Она и сама постепенно училась забывать мирское, даже имя свое забыла, училась гордиться участью Христовой невесты и смиренничать, постничать, алкать счастья в мучениях. Правда, она была дурной ученицей… С трудом привыкла к новому имени, данному ей в честь святой великомученицы Эйрены[13], которая была крещена самим святым апостолом Тимофеем. Святая Эйрена проповедью и чудесами обратила к вере Иисусовой родителей и тысячи людей, претерпела за это великие мучения, но осталась невредимою; скончалась она в пещере, куда к ней заходили дикие звери, обретая в ее присутствии великое смирение, ибо она была истинно возлюбленной Христовой невестой.
У Эйрены (тогда еще Мелании) был дед, который, случалось, потихоньку от ее родителей–христиан рассказывал ей про Афродиту и Анхиза, про Эрота и Психею, про Зевса и Алкмену…[14] Боги и богини любили своих смертных избранников иначе, чем Христос! Давали им счастье обладания, а не только бессмысленное томление и горестное усыхание плоти в какой‑то там мрачной пещере. Если б дед не умер, он ни за что не позволил бы отдать его любимицу в монастырь…
Ой, грех, грех! Видно, проведал Господь про греховные мысли рабы своей Эйрены (не зря же про него говорят, что он – всеведущий!), вот и решил наказать ее. Если правду уверяют, что без Бога – не до порога, то и нынче до порога монастырского именно Господь довел Эйрену, и сподобил этот порог перешагнуть, и тишину в природе содеял, чтобы услышала она стон раненого язычника…
Эйрена присела на корточки и осторожно перевернула на спину тяжелое тело. На язычнике грязная холщовая рубаха распояской, штаны и сапоги из тщательно выдубленной, мягкой кожи. Лицо скуластое, недоброе – он даже в беспамятстве злился на кого‑то. Наверное, на того, кто нанес ему тот удар по голове: кровь запеклась на виске.
Что‑то словно толкнуло Эйрену. Она глянула в сторону и вдруг увидела поодаль, за камнем, еще одного человека, лежащего недвижимо. Осторожно приблизилась – и зажала рот рукой: тот человек был мертв. Это был один из воинов Цимисхия – в короткой тунике, высоко зашнурованных сандалиях, с плоским мечом. Вот только этот меч не валялся рядом с хозяином, а торчал в его животе… Кровь вокруг раны уже почернела и свернулась – точно так же, как кровь на виске руса.

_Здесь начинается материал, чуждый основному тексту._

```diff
@@ -423,8 +517,8 @@
         if (R.cull_tree) {
           const CullNode &N = cull[q];
           bl = N.box[0]; br = N.box[1];
-          refl = N.ref[0] < 0 ? ~leaf_pos[(size_t)~N.ref[0]] : N.ref[0] * nf4;
-          refr = N.ref[1] < 0 ? ~leaf_pos[(size_t)~N.ref[1]] : N.ref[1] * nf4;
+          refl = N.ref[0] < 0 ? N.ref[0] : N.ref[0] * nf4;
+          refr = N.ref[1] < 0 ? N.ref[1] : N.ref[1] * nf4;
         } else {
           const int cur = order[q];
           const int l = L(cur), r = Rc(cur);
@@ -444,27 +538,20 @@
         R.nodes[(size_t)nf4 * q + 1] = b;
         if (nf4 == 3) R.nodes[(size_t)nf4 * q + 2] = Repacked::u4{0, 0, 0, 0};
       }
-      if (R.cull_tree) {
-        R.ctris.resize((size_t)n_tris * 3);
-#pragma omp parallel for schedule(static)
-        for (int t = 0; t < n_tris; ++t) {
-          const size_t p = (size_t)leaf_pos[(size_t)t];
-          R.ctris[3 * p] = R.tris[3 * (size_t)t];
-          R.ctris[3 * p + 1] = R.tris[3 * (size_t)t + 1];
-          Repacked::f4 t2 = R.tris[3 * (size_t)t + 2];
-          t2.w = as_float((uint32_t)t);
-          R.ctris[3 * p + 2] = t2;
-        }
-      }
-      if (outside) {
+      if (!outside) collapse_wide(R);
+      if (outside || lane_smem_bytes_host(R.wide_stack + 2) > kLaneSmemMax) {
         R.canonical = false;
         R.nodes.clear();
         R.n_inner = 0;
         R.node_f4 = 2;
-      }
-    }
-  }
-  if (R.ctris.size() != R.tris.size() || !R.cull_tree || !R.canonical) {
+        R.wnodes.clear();
+        R.n_wide = 0;
+        R.wide_f4 = 4;
+        R.wide_stack = 0;
+      }
+    }
+  }
+  if (R.n_wide == 0) {
     R.ctris.resize(R.tris.size());
 #pragma omp parallel for schedule(static)
     for (int t = 0; t < n_tris; ++t) {
@@ -507,12 +594,39 @@
       const b200rt::Repacked::u4 &a = R.nodes[(size_t)R.node_f4 * q], &b = R.nodes[(size_t)R.node_f4 * q + 1];
       uint32_t *o = nodes_out + 8 * (size_t)q;
       o[0] = a.x; o[1] = a.y; o[2] = a.z; o[3] = a.w; o[4] = b.x; o[5] = b.y; o[6] = b.z; o[7] = b.w;
-      for (int k = 6; k < 8; ++k)
-        if ((int32_t)o[k] < 0) {
+    }
+  }
+  return 0;
+}
+
+extern "C" int b200rt_repack_probe_wide(const float *vp, int64_t n_vp, const float *vn, int64_t n_vn, const int32_t *face,
+                                        int64_t n_face, int64_t n_materials, const float *bvh, int64_t n_bvh,
+                                        uint32_t *nodes_out, int64_t n_nodes_out, int32_t *info) {
+  if (!vp || !vn || !face || !bvh || !info || n_vp <= 0 || n_vp % 3 || n_vn <= 0 || n_vn % 3 || n_face <= 0 || n_face % 10 ||
+      n_bvh <= 0 || n_bvh % 9 || n_materials <= 0)
+    return B200RT_ERR_INVALID;
+  b200rt::Repacked R;
+  std::string msg;
+  const char *own = getenv("B200RT_CULL_TREE");
+  int rc = b200rt::repack_scene(vp, n_vp, vn, n_vn, face, n_face, n_materials, bvh, n_bvh, &R, &msg, !(own && own[0] == '0'));
+  if (rc) return rc;
+  info[0] = R.n_wide; info[1] = R.wide_f4; info[2] = R.wide_stack;
+  if (nodes_out) {
+    if (n_nodes_out < (int64_t)R.n_wide * 16) return B200RT_ERR_INVALID;
+    for (int q = 0; q < R.n_wide; ++q) {
+      uint32_t *o = nodes_out + 16 * (size_t)q;
+      memcpy(o, &R.wnodes[(size_t)R.wide_f4 * q], 64);
+      for (int k : {6, 7, 14, 15}) {
+        const int32_t r = (int32_t)o[k];
+        if ((uint32_t)r == b200rt::kWideEmpty) continue;
+        if (r >= 0) {
+          o[k] = (uint32_t)(r / R.wide_f4);
+        } else {
           uint32_t id;
-          memcpy(&id, &R.ctris[3 * (size_t)~(int32_t)o[k] + 2].w, 4);
+          memcpy(&id, &R.ctris[3 * (size_t)~r + 2].w, 4);
           o[k] = (uint32_t)~(int32_t)id;
         }
+      }
     }
   }
   return 0;
diff --git a/ensem3a_openclraytracer_b200/csrc/scene_repack.h b/ensem3a_openclraytracer_b200/csrc/scene_repack.h
--- a/ensem3a_openclraytracer_b200/csrc/scene_repack.h
+++ b/ensem3a_openclraytracer_b200/csrc/scene_repack.h
@@ -21,6 +21,9 @@
   int node_f4 = 2;
   int depth = 0, ref_stack_need = 0;
   int cull_depth = 0;
+  int n_wide = 0;
+  int wide_f4 = 4;
+  int wide_stack = 0;
   bool canonical = true;
   int root_ref = 0;
   float grid_base[3] = {0, 0, 0}, grid_pitch[3] = {1, 1, 1};
@@ -34,6 +37,7 @@
   struct f4 { float x, y, z, w; };
   struct u4 { uint32_t x, y, z, w; };
   raw_vector<u4> nodes;
+  raw_vector<u4> wnodes;
   raw_vector<f4> tris, normals, tboxes;
   raw_vector<f4> ctris;
   std::vector<int32_t> tri_mat;
@@ -45,6 +49,7 @@
 constexpr size_t kSmemSceneMax = 48 * 1024;
 constexpr int kRefStackMax = 64;
 constexpr size_t kLaneSmemMax = 96 * 1024;
+constexpr uint32_t kWideEmpty = 0x80000000u;
 
 struct CullNode {
   float box[2][6];
diff --git a/include/b200rt.h b/include/b200rt.h
--- a/include/b200rt.h
+++ b/include/b200rt.h
@@ -188,6 +188,10 @@
                         const int32_t *face_data, int64_t n_face_data, int64_t n_materials, const float *bvh,
                         int64_t n_bvh, uint32_t *nodes_out, int64_t n_nodes_out, int32_t *rank_out, float *info_out);
 
+int b200rt_repack_probe_wide(const float *vertex_p, int64_t n_vertex_p, const float *vertex_n, int64_t n_vertex_n,
+                             const int32_t *face_data, int64_t n_face_data, int64_t n_materials, const float *bvh,
+                             int64_t n_bvh, uint32_t *nodes_out, int64_t n_nodes_out, int32_t *info_out);
+
 const char *b200rt_version(void);
 
 int b200rt_device_count(void);
```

Эйрена покачала головой: все понятно! Скиф был ранен, но отомстил за себя, убил грека, а потом лишился сознания. Она перекрестилась без страха, но с сожалением: ведь на шее у мертвого был крестильный крест. Собрат по вере! А этот скиф – дикарь… Ну что ж, если Господь не помог рабу своему, то Эйрена уж точно ничем не поможет. А потому она отвернулась от мертвого и вновь приблизилась к живому.

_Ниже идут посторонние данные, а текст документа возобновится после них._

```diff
@@ -374,21 +384,36 @@
   const int T = a.T;
   const uint32_t a_mydone = lds_addr(&sh.cost_done[lane]);
   const uint32_t a_pose = lds_addr(&sh.pose_pub[0]);
-  int crash = 0, budget = spin_budget_init(a.spin_budget, T, a.fault_wave == R::kCost + 1), seen = 0;
+  const uint32_t a_seq0 = lds_addr(&sh.xseq[0][0]);
+  int crash = 0, budget = spin_budget_init(a.spin_budget, T, a.fault_wave == R::kCost + 1), seen = 0, seen_r = 0;
   float J = 0.0f;
   for (int t0 = 0; t0 < T; t0 += 4) {
     const int t = t0 + q;
     const int tend = min(t0 + 4, T);
+    const int need_r = (tend - 1) * SH::NSW + 1;
+    while (seen_r < need_r && --budget > 0) {
+      seen_r = SH::kRecByAll ? group_seq_min(sh) : lds_peek(a_seq0);
+      if (seen_r < need_r) __builtin_amdgcn_s_sleep(1);
+    }
+    const float4 r0 = *reinterpret_cast<const float4 *>(&sh.rec[t & (kGRing - 1)][j][0]);
+    const float4 r1 = *reinterpret_cast<const float4 *>(&sh.ctl_rec[t & (kGRing - 1)][j][0]);
+    const bool counted = (t > 0) & (t < T);
+    const int e_roll = (int)(fabsf(r0.x) >= kRollCrash);
+    double rt[4];
+#pragma unroll
+    for (int l = 0; l < 4; l++) rt[l] = a.inv_t[min(max(t0 + l, 1), T - 1)];
+#ifndef MPPI_DIAG_NOCOST
+    CostTerms ct;
+    cost_terms_a<CTRL>(a.cost, a.nu, r0.y, r0.z, r1.x, r1.y, r1.z, r1.w, ct);
+    asm volatile("" : "+v"(ct.control_cost), "+v"(ct.speed_cost), "+v"(ct.stabilizing_cost));
+#endif
     while (seen < tend && --budget > 0) {
       seen = lds_peek(a_pose);
       if (seen < tend) __builtin_amdgcn_s_sleep(1);
     }
-    const float4 r0 = *reinterpret_cast<const float4 *>(&sh.rec[t & (kGRing - 1)][j][0]);
-    const float4 r1 = *reinterpret_cast<const float4 *>(&sh.ctl_rec[t & (kGRing - 1)][j][0]);
     const float2 tx = *reinterpret_cast<const float2 *>(&sh.tex[t & (kGRing - 1)][j][0]);
     lds_publish(a_mydone, tend);
-    const bool counted = (t > 0) & (t < T);
-    int e = (int)(fabsf(r0.x) >= kRollCrash) | (int)(tx.x >= a.cost.boundary_threshold) | (int)(tx.y >= a.cost.boundary_threshold);
+    int e = e_roll | (int)(tx.x >= a.cost.boundary_threshold) | (int)(tx.y >= a.cost.boundary_threshold);
     e = counted ? e : 0;
     const int c0 = crash | quad_bc_i<0>(e), c1 = c0 | quad_bc_i<1>(e), c2 = c1 | quad_bc_i<2>(e), c3 = c2 | quad_bc_i<3>(e);
     const int lo = (q == 0) ? c0 : c1, hi = (q == 2) ? c2 : c3;
@@ -397,8 +422,6 @@
 #ifdef MPPI_DIAG_NOCOST
     const float c = r0.y + r1.x + tx.x + (float)crash_q;
 #else
-    CostTerms ct;
-    cost_terms_a<CTRL>(a.cost, a.nu, r0.y, r0.z, r1.x, r1.y, r1.z, r1.w, ct);
     const float c = cost_terms_b(a.cost, ct, tx.x, tx.y, crash_q);
 #endif
 #pragma unroll
@@ -407,9 +430,9 @@
       const float cl = (l == 0) ? quad_bc<0>(c) : (l == 1) ? quad_bc<1>(c) : (l == 2) ? quad_bc<2>(c) : quad_bc<3>(c);
       if (tl > 0 && tl < T) {
 #ifdef MPPI_DIAG_NOCOST
-        J = J + cl + (float)a.inv_t[tl];
-#else
-        J = running_mean(J, cl, tl, a.inv_t[tl]);
+        J = J + cl + (float)rt[l];
+#else
+        J = running_mean(J, cl, tl, rt[l]);
 #endif
       }
     }
diff --git a/autorally_amd/csrc/rollout_row.hip b/autorally_amd/csrc/rollout_row.hip
--- a/autorally_amd/csrc/rollout_row.hip
+++ b/autorally_amd/csrc/rollout_row.hip
@@ -4,7 +4,7 @@
 namespace mppi {
 
 #ifdef MPPI_ROW_STAMPS
-__device__ unsigned long long g_row_stamps[16];
+__device__ unsigned long long g_row_stamps[32];
 #define RSTAMP(i)                                                                                         \
   do {                                                                                                    \
     if (blockIdx.x == 0 && (threadIdx.x & 63) == 0) {                                                     \
@@ -251,6 +251,13 @@
   }
   __syncthreads();
   if (role == 0) RSTAMP(1);
+#ifdef MPPI_ROW_STAMPS
+  if (blockIdx.x == 0 && lane == 0) {
+    unsigned hw;
+    asm volatile("s_getreg_b32 %0, hwreg(HW_REG_HW_ID)" : "=s"(hw));
+    g_row_stamps[16 + role] = hw;
+  }
+#endif
 #ifdef MPPI_ROW_RIDER_PRIO
   if (role >= 4) __builtin_amdgcn_s_setprio(MPPI_ROW_RIDER_PRIO);
 #endif
@@ -384,6 +391,6 @@
 #ifdef MPPI_ROW_STAMPS
 extern "C" int mppi_debug_read_row_stamps(unsigned long long *out)
 {
-  return (int)hipMemcpyFromSymbol(out, HIP_SYMBOL(mppi::g_row_stamps), sizeof(unsigned long long) * 16);
+  return (int)hipMemcpyFromSymbol(out, HIP_SYMBOL(mppi::g_row_stamps), sizeof(unsigned long long) * 32);
 }
 #endif
```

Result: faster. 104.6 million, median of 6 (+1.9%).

## Unroll row dynamics by four steps and batch progress publishing and polling

Applied to the files above, without the earlier changes.

Splits the per-timestep body of the row dynamics into a templated step that is unrolled four times per chunk. Within a chunk the ring slot offsets become compile-time immediates on the LDS writes and control reads. The progress counter is published only on the fourth step, and the control-publisher counter is read only on the first step of each chunk. This cuts address arithmetic and LDS synchronisation traffic on the serial critical path. In exchange, consumers of the published sequence see progress in coarser four-step jumps, which could delay downstream roles. It also relies on a stale counter value for three of the four steps, which may trigger more frequent spin waits.

```diff
diff --git a/autorally_amd/csrc/rollout_row.hip b/autorally_amd/csrc/rollout_row.hip
--- a/autorally_amd/csrc/rollout_row.hip
+++ b/autorally_amd/csrc/rollout_row.hip
@@ -135,10 +135,61 @@
   return v0;
 }
 
+template <int H, bool TREE, int Q>
+__device__ __forceinline__ void row_step(const RolloutArgs &a, const RowWeights<H, TREE> &W, f32x2 &sp, f32x2 &un, const int t0,
+                                         const uint32_t a_rec, const uint32_t a_myseq, const volatile int __attribute__((address_space(3))) *p_pub,
+                                         const volatile f32x2 __attribute__((address_space(3))) *&pu,
+                                         const volatile f32x2 __attribute__((address_space(3))) *p_u0, int &cp, int &budget)
+{
+  constexpr int kSlotF2 = kRolloutsPerWave * 2;
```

С виду обычный воин, однако все русы, которых она прежде видела, были острижены в кружок, а у этого голова бритая, только одна прядь волос свисала с правой стороны. Кажется, у варваров это означает знатность рода. А еще у него странные, длинные усы. Но бороды, излюбленной греками, нет – подбородок твердый, словно каменный, чуть–чуть тронут щетиной. А это что?! В левом ухе серьга с двумя жемчужинами и рубином!
Эйрена потянулась было к ней, да тут же и отпрянула, вспомнив, как недавно кто‑то из монашек обмолвился: у скифского‑де князя в ухе драгоценная серьга.
Неужто перед нею князь русов, именуемый каким‑то варварским именем… Святослав, кажется?!
Ах, Боже праведный! Ах, среброногая Афродита! Вот какие чудеса случаются на свете!
Что же делать Эйрене? Поднять крик? Позвать на помощь? Если о раненом язычнике узнает матушка–настоятельница, она немедля пошлет гонца в императорские войска. Наверное, так и следует поступить!